### TASK INSTRUCTIONS
Report every line of the records that contains the word "EncodeTiledFn".

Stored data entries:
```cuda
template <>
__device__ __forceinline__ void wgmma_ss<8>(float (&d)[4], uint64_t a, uint64_t b, uint32_t acc) {
  asm volatile("{\n.reg .pred p;\nsetp.ne.b32 p, %6, 0;\n"
               "wgmma.mma_async.sync.aligned.m64n8k16.f32.f16.f16 {%0, %1, %2, %3}, %4, %5, p, 1, 1, 0, 0;\n}"
               : "+f"(d[0]), "+f"(d[1]), "+f"(d[2]), "+f"(d[3])
               : "l"(a), "l"(b), "r"(acc));
}
template <>
__device__ __forceinline__ void wgmma_ss<16>(float (&d)[8], uint64_t a, uint64_t b, uint32_t acc) {
  asm volatile("{\n.reg .pred p;\nsetp.ne.b32 p, %10, 0;\n"
               "wgmma.mma_async.sync.aligned.m64n16k16.f32.f16.f16 {%0, %1, %2, %3, %4, %5, %6, %7}, %8, %9, p, 1, 1, 0, 0;\n}"
               : "+f"(d[0]), "+f"(d[1]), "+f"(d[2]), "+f"(d[3]), "+f"(d[4]), "+f"(d[5]), "+f"(d[6]), "+f"(d[7])
               : "l"(a), "l"(b), "r"(acc));
}
template <>
__device__ __forceinline__ void wgmma_ss<32>(float (&d)[16], uint64_t a, uint64_t b, uint32_t acc) {
  asm volatile("{\n.reg .pred p;\nsetp.ne.b32 p, %18, 0;\n"
               "wgmma.mma_async.sync.aligned.m64n32k16.f32.f16.f16 {%0, %1, %2, %3, %4, %5, %6, %7, %8, %9, %10, %11, %12, %13, %14, %15}, %16, %17, p, 1, 1, 0, 0;\n}"
               : "+f"(d[0]), "+f"(d[1]), "+f"(d[2]), "+f"(d[3]), "+f"(d[4]), "+f"(d[5]), "+f"(d[6]), "+f"(d[7]), "+f"(d[8]), "+f"(d[9]), "+f"(d[10]), "+f"(d[11]), "+f"(d[12]), "+f"(d[13]), "+f"(d[14]), "+f"(d[15])
               : "l"(a), "l"(b), "r"(acc));
}
template <>
__device__ __forceinline__ void wgmma_ss<64>(float (&d)[32], uint64_t a, uint64_t b, uint32_t acc) {
  asm volatile("{\n.reg .pred p;\nsetp.ne.b32 p, %34, 0;\n"
               "wgmma.mma_async.sync.aligned.m64n64k16.f32.f16.f16 {%0, %1, %2, %3, %4, %5, %6, %7, %8, %9, %10, %11, %12, %13, %14, %15, %16, %17, %18, %19, %20, %21, %22, %23, %24, %25, %26, %27, %28, %29, %30, %31}, %32, %33, p, 1, 1, 0, 0;\n}"
               : "+f"(d[0]), "+f"(d[1]), "+f"(d[2]), "+f"(d[3]), "+f"(d[4]), "+f"(d[5]), "+f"(d[6]), "+f"(d[7]), "+f"(d[8]), "+f"(d[9]), "+f"(d[10]), "+f"(d[11]), "+f"(d[12]), "+f"(d[13]), "+f"(d[14]), "+f"(d[15]), "+f"(d[16]), "+f"(d[17]), "+f"(d[18]), "+f"(d[19]), "+f"(d[20]), "+f"(d[21]), "+f"(d[22]), "+f"(d[23]), "+f"(d[24]), "+f"(d[25]), "+f"(d[26]), "+f"(d[27]), "+f"(d[28]), "+f"(d[29]), "+f"(d[30]), "+f"(d[31])
               : "l"(a), "l"(b), "r"(acc));
}
template <>
__device__ __forceinline__ void wgmma_ss<80>(float (&d)[40], uint64_t a, uint64_t b, uint32_t acc) {
  asm volatile("{\n.reg .pred p;\nsetp.ne.b32 p, %42, 0;\n"
               "wgmma.mma_async.sync.aligned.m64n80k16.f32.f16.f16 {%0, %1, %2, %3, %4, %5, %6, %7, %8, %9, %10, %11, %12, %13, %14, %15, %16, %17, %18, %19, %20, %21, %22, %23, %24, %25, %26, %27, %28, %29, %30, %31, %32, %33, %34, %35, %36, %37, %38, %39}, %40, %41, p, 1, 1, 0, 0;\n}"
               : "+f"(d[0]), "+f"(d[1]), "+f"(d[2]), "+f"(d[3]), "+f"(d[4]), "+f"(d[5]), "+f"(d[6]), "+f"(d[7]), "+f"(d[8]), "+f"(d[9]), "+f"(d[10]), "+f"(d[11]), "+f"(d[12]), "+f"(d[13]), "+f"(d[14]), "+f"(d[15]), "+f"(d[16]), "+f"(d[17]), "+f"(d[18]), "+f"(d[19]), "+f"(d[20]), "+f"(d[21]), "+f"(d[22]), "+f"(d[23]), "+f"(d[24]), "+f"(d[25]), "+f"(d[26]), "+f"(d[27]), "+f"(d[28]), "+f"(d[29]), "+f"(d[30]), "+f"(d[31]), "+f"(d[32]), "+f"(d[33]), "+f"(d[34]), "+f"(d[35]), "+f"(d[36]), "+f"(d[37]), "+f"(d[38]), "+f"(d[39])
               : "l"(a), "l"(b), "r"(acc));
}
template <>
__device__ __forceinline__ void wgmma_ss<128>(float (&d)[64], uint64_t a, uint64_t b, uint32_t acc) {
  asm volatile("{\n.reg .pred p;\nsetp.ne.b32 p, %66, 0;\n"
               "wgmma.mma_async.sync.aligned.m64n128k16.f32.f16.f16 {%0, %1, %2, %3, %4, %5, %6, %7, %8, %9, %10, %11, %12, %13, %14, %15, %16, %17, %18, %19, %20, %21, %22, %23, %24, %25, %26, %27, %28, %29, %30, %31, %32, %33, %34, %35, %36, %37, %38, %39, %40, %41, %42, %43, %44, %45, %46, %47, %48, %49, %50, %51, %52, %53, %54, %55, %56, %57, %58, %59, %60, %61, %62, %63}, %64, %65, p, 1, 1, 0, 0;\n}"
               : "+f"(d[0]), "+f"(d[1]), "+f"(d[2]), "+f"(d[3]), "+f"(d[4]), "+f"(d[5]), "+f"(d[6]), "+f"(d[7]), "+f"(d[8]), "+f"(d[9]), "+f"(d[10]), "+f"(d[11]), "+f"(d[12]), "+f"(d[13]), "+f"(d[14]), "+f"(d[15]), "+f"(d[16]), "+f"(d[17]), "+f"(d[18]), "+f"(d[19]), "+f"(d[20]), "+f"(d[21]), "+f"(d[22]), "+f"(d[23]), "+f"(d[24]), "+f"(d[25]), "+f"(d[26]), "+f"(d[27]), "+f"(d[28]), "+f"(d[29]), "+f"(d[30]), "+f"(d[31]), "+f"(d[32]), "+f"(d[33]), "+f"(d[34]), "+f"(d[35]), "+f"(d[36]), "+f"(d[37]), "+f"(d[38]), "+f"(d[39]), "+f"(d[40]), "+f"(d[41]), "+f"(d[42]), "+f"(d[43]), "+f"(d[44]), "+f"(d[45]), "+f"(d[46]), "+f"(d[47]), "+f"(d[48]), "+f"(d[49]), "+f"(d[50]), "+f"(d[51]), "+f"(d[52]), "+f"(d[53]), "+f"(d[54]), "+f"(d[55]), "+f"(d[56]), "+f"(d[57]), "+f"(d[58]), "+f"(d[59]), "+f"(d[60]), "+f"(d[61]), "+f"(d[62]), "+f"(d[63])
               : "l"(a), "l"(b), "r"(acc));
}
template <>
__device__ __forceinline__ void wgmma_rs<8>(float (&d)[4], const uint32_t (&a)[4], uint64_t b, uint32_t acc) {
  asm volatile("{\n.reg .pred p;\nsetp.ne.b32 p, %9, 0;\n"
               "wgmma.mma_async.sync.aligned.m64n8k16.f32.f16.f16 {%0, %1, %2, %3}, {%4, %5, %6, %7}, %8, p, 1, 1, 0;\n}"
               : "+f"(d[0]), "+f"(d[1]), "+f"(d[2]), "+f"(d[3])
               : "r"(a[0]), "r"(a[1]), "r"(a[2]), "r"(a[3]), "l"(b), "r"(acc));
}
template <>
__device__ __forceinline__ void wgmma_rs<16>(float (&d)[8], const uint32_t (&a)[4], uint64_t b, uint32_t acc) {
  asm volatile("{\n.reg .pred p;\nsetp.ne.b32 p, %13, 0;\n"
               "wgmma.mma_async.sync.aligned.m64n16k16.f32.f16.f16 {%0, %1, %2, %3, %4, %5, %6, %7}, {%8, %9, %10, %11}, %12, p, 1, 1, 0;\n}"
               : "+f"(d[0]), "+f"(d[1]), "+f"(d[2]), "+f"(d[3]), "+f"(d[4]), "+f"(d[5]), "+f"(d[6]), "+f"(d[7])
               : "r"(a[0]), "r"(a[1]), "r"(a[2]), "r"(a[3]), "l"(b), "r"(acc));
}

typedef CUresult (*EncodeTiledFn)(CUtensorMap*, CUtensorMapDataType, cuuint32_t, void*, const cuuint64_t*,
                                  const cuuint64_t*, const cuuint32_t*, const cuuint32_t*, CUtensorMapInterleave,
                                  CUtensorMapSwizzle, CUtensorMapL2promotion, CUtensorMapFloatOOBfill);

static inline EncodeTiledFn encode_fn() {
  static EncodeTiledFn fn = nullptr;
  if (!fn) {
    void* p = nullptr;
    cudaDriverEntryPointQueryResult q;
    if (cudaGetDriverEntryPoint("cuTensorMapEncodeTiled", &p, cudaEnableDefault, &q) == cudaSuccess &&
        q == cudaDriverEntryPointSuccess)
      fn = reinterpret_cast<EncodeTiledFn>(p);
  }
  return fn;
}

}
```

Measured before the change: 22870.

## Split LSTM recurrence across 2-CTA clusters with 32 rows and register-resident weights

For batches of 128 or more, the LSTM recurrence now runs on a new kernel that splits each direction's 512 gate rows across a pair of CTAs in a thread-block cluster. Each CTA keeps both the high and low halves of its W_hh share in registers and processes 32 batch rows per wgmma. Each step's hidden state is exchanged with the peer CTA through bulk DSMEM copies signalled by mbarriers. The aim is to cut per-step latency of the serial recurrence, since each CTA does half the gate work on a wider N. In exchange it adds cross-CTA synchronisation every timestep, higher register pressure, and the old 16-row path is removed.

Measured after the change: 23080 (median of 6 runs). No clear change (+0.9%).

```diff
diff --git a/diart_b200/csrc/api_seg.cu b/diart_b200/csrc/api_seg.cu
--- a/diart_b200/csrc/api_seg.cu
+++ b/diart_b200/csrc/api_seg.cu
@@ -452,7 +452,7 @@
   }
   DG_CUDA(cudaDeviceSynchronize());
   if ((rc = debug_front_paths(prep, g, &dims[3]))) return rc;
-  if (lstm_tc_rows(B) == 16) dims[3] |= DG_DBG_LSTM_16ROWS;
+  if (lstm_tc_rows(B) > 8) dims[3] |= DG_DBG_LSTM_16ROWS;
   const dg_seg::Scratch& w = h->scr[0];
   if (stage <= 3) return debug_copy_front(who, stage, w.work, prep, w.xh.p, w.xl.p, B, g, out_host, cap, dims);
   if (stage <= 7) return debug_copy_map(who, w.xh.p, w.xl.p, B, g.S2, 256, g.T2, 256, out_host, cap, dims);
diff --git a/diart_b200/csrc/lstm_tc.cu b/diart_b200/csrc/lstm_tc.cu
--- a/diart_b200/csrc/lstm_tc.cu
+++ b/diart_b200/csrc/lstm_tc.cu
@@ -15,8 +15,17 @@
 __host__ __device__ constexpr int lt_h_bytes(int nb) { return 2 * 2 * lt_plane(nb); }
 __host__ __device__ constexpr int lt_x_bytes(int nb) { return 512 * nb * 4; }
 constexpr int lt_smem(int nb) { return LT_WS_BYTES + lt_h_bytes(nb) + 2 * lt_x_bytes(nb) + 64 + 1024; }
-static_assert(lt_smem(16) <= 227 * 1024, "lstm_tc: shared memory over the per-block limit");
-static int lt_rows(int B) { return B >= 128 ? 16 : 8; }
+static_assert(lt_smem(8) <= 227 * 1024, "lstm_tc: shared memory over the per-block limit");
+constexpr int LC_ROWS = 32, LC_E = LC_ROWS / 4;
+constexpr int LC_THREADS = 256;
+constexpr int LC_PLANE = lt_plane(LC_ROWS);
+constexpr int LC_COPY = LC_PLANE / 4;
+constexpr int LC_BUF = 2 * LC_PLANE;
+constexpr int LC_H_BYTES = 2 * LC_BUF;
+constexpr int LC_X_BYTES = 256 * LC_ROWS * 4;
+constexpr int LC_SMEM = 2 * LC_X_BYTES + LC_H_BYTES + 64 + 1024;
+static_assert(LC_SMEM <= 227 * 1024, "lstm_tc: shared memory over the per-block limit");
+static int lt_rows(int B) { return B >= 128 ? LC_ROWS : 8; }
 
 __device__ __forceinline__ float ex2_approx(float x) {
   float y;
@@ -30,6 +39,19 @@
 }
 
 __host__ __device__ constexpr int lt_row(int g, int u) { return (u >> 5) * 128 + (g >> 1) * 64 + ((u & 31) >> 3) * 16 + (g & 1) * 8 + (u & 7); }
+
+__device__ __forceinline__ float lt_cell(float ai, float af, float ag, float ao, const float (&xg)[4], float acc_scale, float& c,
+                                         bool valid) {
+  const float L2E = 1.4426950408889634f;
+  const float di = 1.f + ex2_approx(fminf(fmaf(ai, acc_scale, xg[0]) * -L2E, 40.f));
+  const float df = 1.f + ex2_approx(fminf(fmaf(af, acc_scale, xg[1]) * -L2E, 40.f));
+  const float eg = ex2_approx(fminf(fmaf(ag, acc_scale, xg[2]) * (2.f * L2E), 40.f));
+  const float p = di * (1.f + eg);
+  c = fmaf(c, p, (eg - 1.f) * df) * rcp_approx(p * df);
+  const float ec = ex2_approx(fminf(c * (2.f * L2E), 40.f));
+  const float eo = ex2_approx(fminf(fmaf(ao, acc_scale, xg[3]) * -L2E, 40.f));
+  return valid ? (ec - 1.f) * rcp_approx((1.f + eo) * (ec + 1.f)) : 0.f;
+}
 
 template <int NB>
 __global__ void __launch_bounds__(LT_THREADS, 1)
@@ -100,7 +122,6 @@
   for (int j = 0; j < 2; j++) x_addr[j] = smem_u32(xsm) + wg * NB * 128 + (n0 + j) * 128 + ((((u & 31) >> 2) ^ (n0 + j)) << 4) + (u & 3) * 4;
   const uint32_t h_addr = smem_u32(hsm) + (u >> 3) * NB * 16 + n0 * 16 + (u & 7) * 2;
   const uint32_t wlo0 = smem_u32(wsm) + (wg * 128) * 128;
-  const float L2E = 1.4426950408889634f;
   float c[E] = {};
   for (int step = 0; step < T; step++) {
     const int buf = step & 1;
@@ -140,14 +161,7 @@
       float xg[4];
 #pragma unroll
       for (int g = 0; g < 4; g++) asm volatile("ld.shared.f32 %0, [%1];" : "=f"(xg[g]) : "r"(xa + g * 4 * NB * 128) : "memory");
-      const float di = 1.f + ex2_approx(fminf(fmaf(acc[0][a], acc_scale, xg[0]) * -L2E, 40.f));
-      const float df = 1.f + ex2_approx(fminf(fmaf(acc[0][a + 2], acc_scale, xg[1]) * -L2E, 40.f));
-      const float eg = ex2_approx(fminf(fmaf(acc[1][a], acc_scale, xg[2]) * (2.f * L2E), 40.f));
-      const float p = di * (1.f + eg);
-      c[e] = fmaf(c[e], p, (eg - 1.f) * df) * rcp_approx(p * df);
-      const float ec = ex2_approx(fminf(c[e] * (2.f * L2E), 40.f));
-      const float eo = ex2_approx(fminf(fmaf(acc[1][a + 2], acc_scale, xg[3]) * -L2E, 40.f));
-      h[e] = valid[e] ? (ec - 1.f) * rcp_approx((1.f + eo) * (ec + 1.f)) : 0.f;
+      h[e] = lt_cell(acc[0][a], acc[0][a + 2], acc[1][a], acc[1][a + 2], xg, acc_scale, c[e], valid[e]);
       split_h16(h[e], hh[e], hl[e]);
     }
     const uint32_t dst = h_addr + (buf ^ 1) * (LT_H_BYTES / 2);
@@ -171,6 +185,141 @@
       }
     hrow += dt;
   }
+}
+
+__global__ void __launch_bounds__(LC_THREADS, 1)
+lstm_tc_cluster_kernel(const __grid_constant__ CUtensorMap tm_gx, const uint16_t* __restrict__ w_hi, const uint16_t* __restrict__ w_lo,
+                       int B, int T, int stride, int groups_per_dir, float* __restrict__ hout, uint16_t* __restrict__ out_hi,
+                       uint16_t* __restrict__ out_lo, float acc_scale) {
+  extern __shared__ unsigned char smem_raw[];
+  unsigned char* smem = reinterpret_cast<unsigned char*>((reinterpret_cast<uintptr_t>(smem_raw) + 1023) & ~uintptr_t(1023));
+  unsigned char* xsm = smem;
+  unsigned char* hsm = xsm + 2 * LC_X_BYTES;
+  uint64_t* x_full = reinterpret_cast<uint64_t*>(hsm + LC_H_BYTES);
+  uint64_t* h_full = x_full + 2;
+  const uint32_t rank = cluster_ctarank(), peer = rank ^ 1;
+  const int warp = threadIdx.x >> 5, lane = threadIdx.x & 31;
+  const int wg = warp >> 2, wq = warp & 3;
+  const int gw = 2 * rank + wg;
+  const int cl = blockIdx.x >> 1;
+  const int dir = cl / groups_per_dir;
+  const int b0 = (cl - dir * groups_per_dir) * LC_ROWS;
+  const int t0 = dir == 0 ? 0 : T - 1;
+  const int dt = dir == 0 ? 1 : -1;
+
+  if (threadIdx.x == 0) {
+    for (int i = 0; i < 2; i++) {
+      mbar_init(&x_full[i], 1);
+      mbar_init(&h_full[i], 2);
+    }
+    asm volatile("fence.mbarrier_init.release.cluster;" ::: "memory");
+  }
+  for (int i = threadIdx.x; i < LC_H_BYTES / 4; i += LC_THREADS) reinterpret_cast<uint32_t*>(hsm)[i] = 0u;
+  asm volatile("fence.proxy.async.shared::cta;" ::: "memory");
+  cluster_sync();
+  auto load_x = [&](int step) {
+    uint64_t* bar = &x_full[step & 1];
+    mbar_expect_tx(bar, LC_X_BYTES);
+    tma_load_5d(xsm + (step & 1) * LC_X_BYTES, &tm_gx, 0, b0, 2 * rank, 4 * dir, t0 + step * dt, bar);
+  };
+  if (threadIdx.x == 0) load_x(0);
+  uint32_t wa[2][8][4], wl[2][8][4];
+  {
+    const uint32_t* src_hi = reinterpret_cast<const uint32_t*>(w_hi + (size_t)dir * 512 * 128);
+    const uint32_t* src_lo = reinterpret_cast<const uint32_t*>(w_lo + (size_t)dir * 512 * 128);
+#pragma unroll
+    for (int t = 0; t < 2; t++) {
+      const int r0 = gw * 128 + t * 64 + wq * 16 + (lane >> 2);
+#pragma unroll
+      for (int ks = 0; ks < 8; ks++) {
+        const int k2 = (ks * 16 + 2 * (lane & 3)) >> 1;
+        const size_t o[4] = {(size_t)r0 * 64 + k2, (size_t)(r0 + 8) * 64 + k2, (size_t)r0 * 64 + k2 + 4, (size_t)(r0 + 8) * 64 + k2 + 4};
+#pragma unroll
+        for (int i = 0; i < 4; i++) {
+          wa[t][ks][i] = src_hi[o[i]];
+          wl[t][ks][i] = src_lo[o[i]];
+        }
+      }
+    }
+  }
+
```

### THE COMPLETED TASK
typedef CUresult (*EncodeTiledFn)(CUtensorMap*, CUtensorMapDataType, cuuint32_t, void*, const cuuint64_t*,
static inline EncodeTiledFn encode_fn() {
  static EncodeTiledFn fn = nullptr;
      fn = reinterpret_cast<EncodeTiledFn>(p);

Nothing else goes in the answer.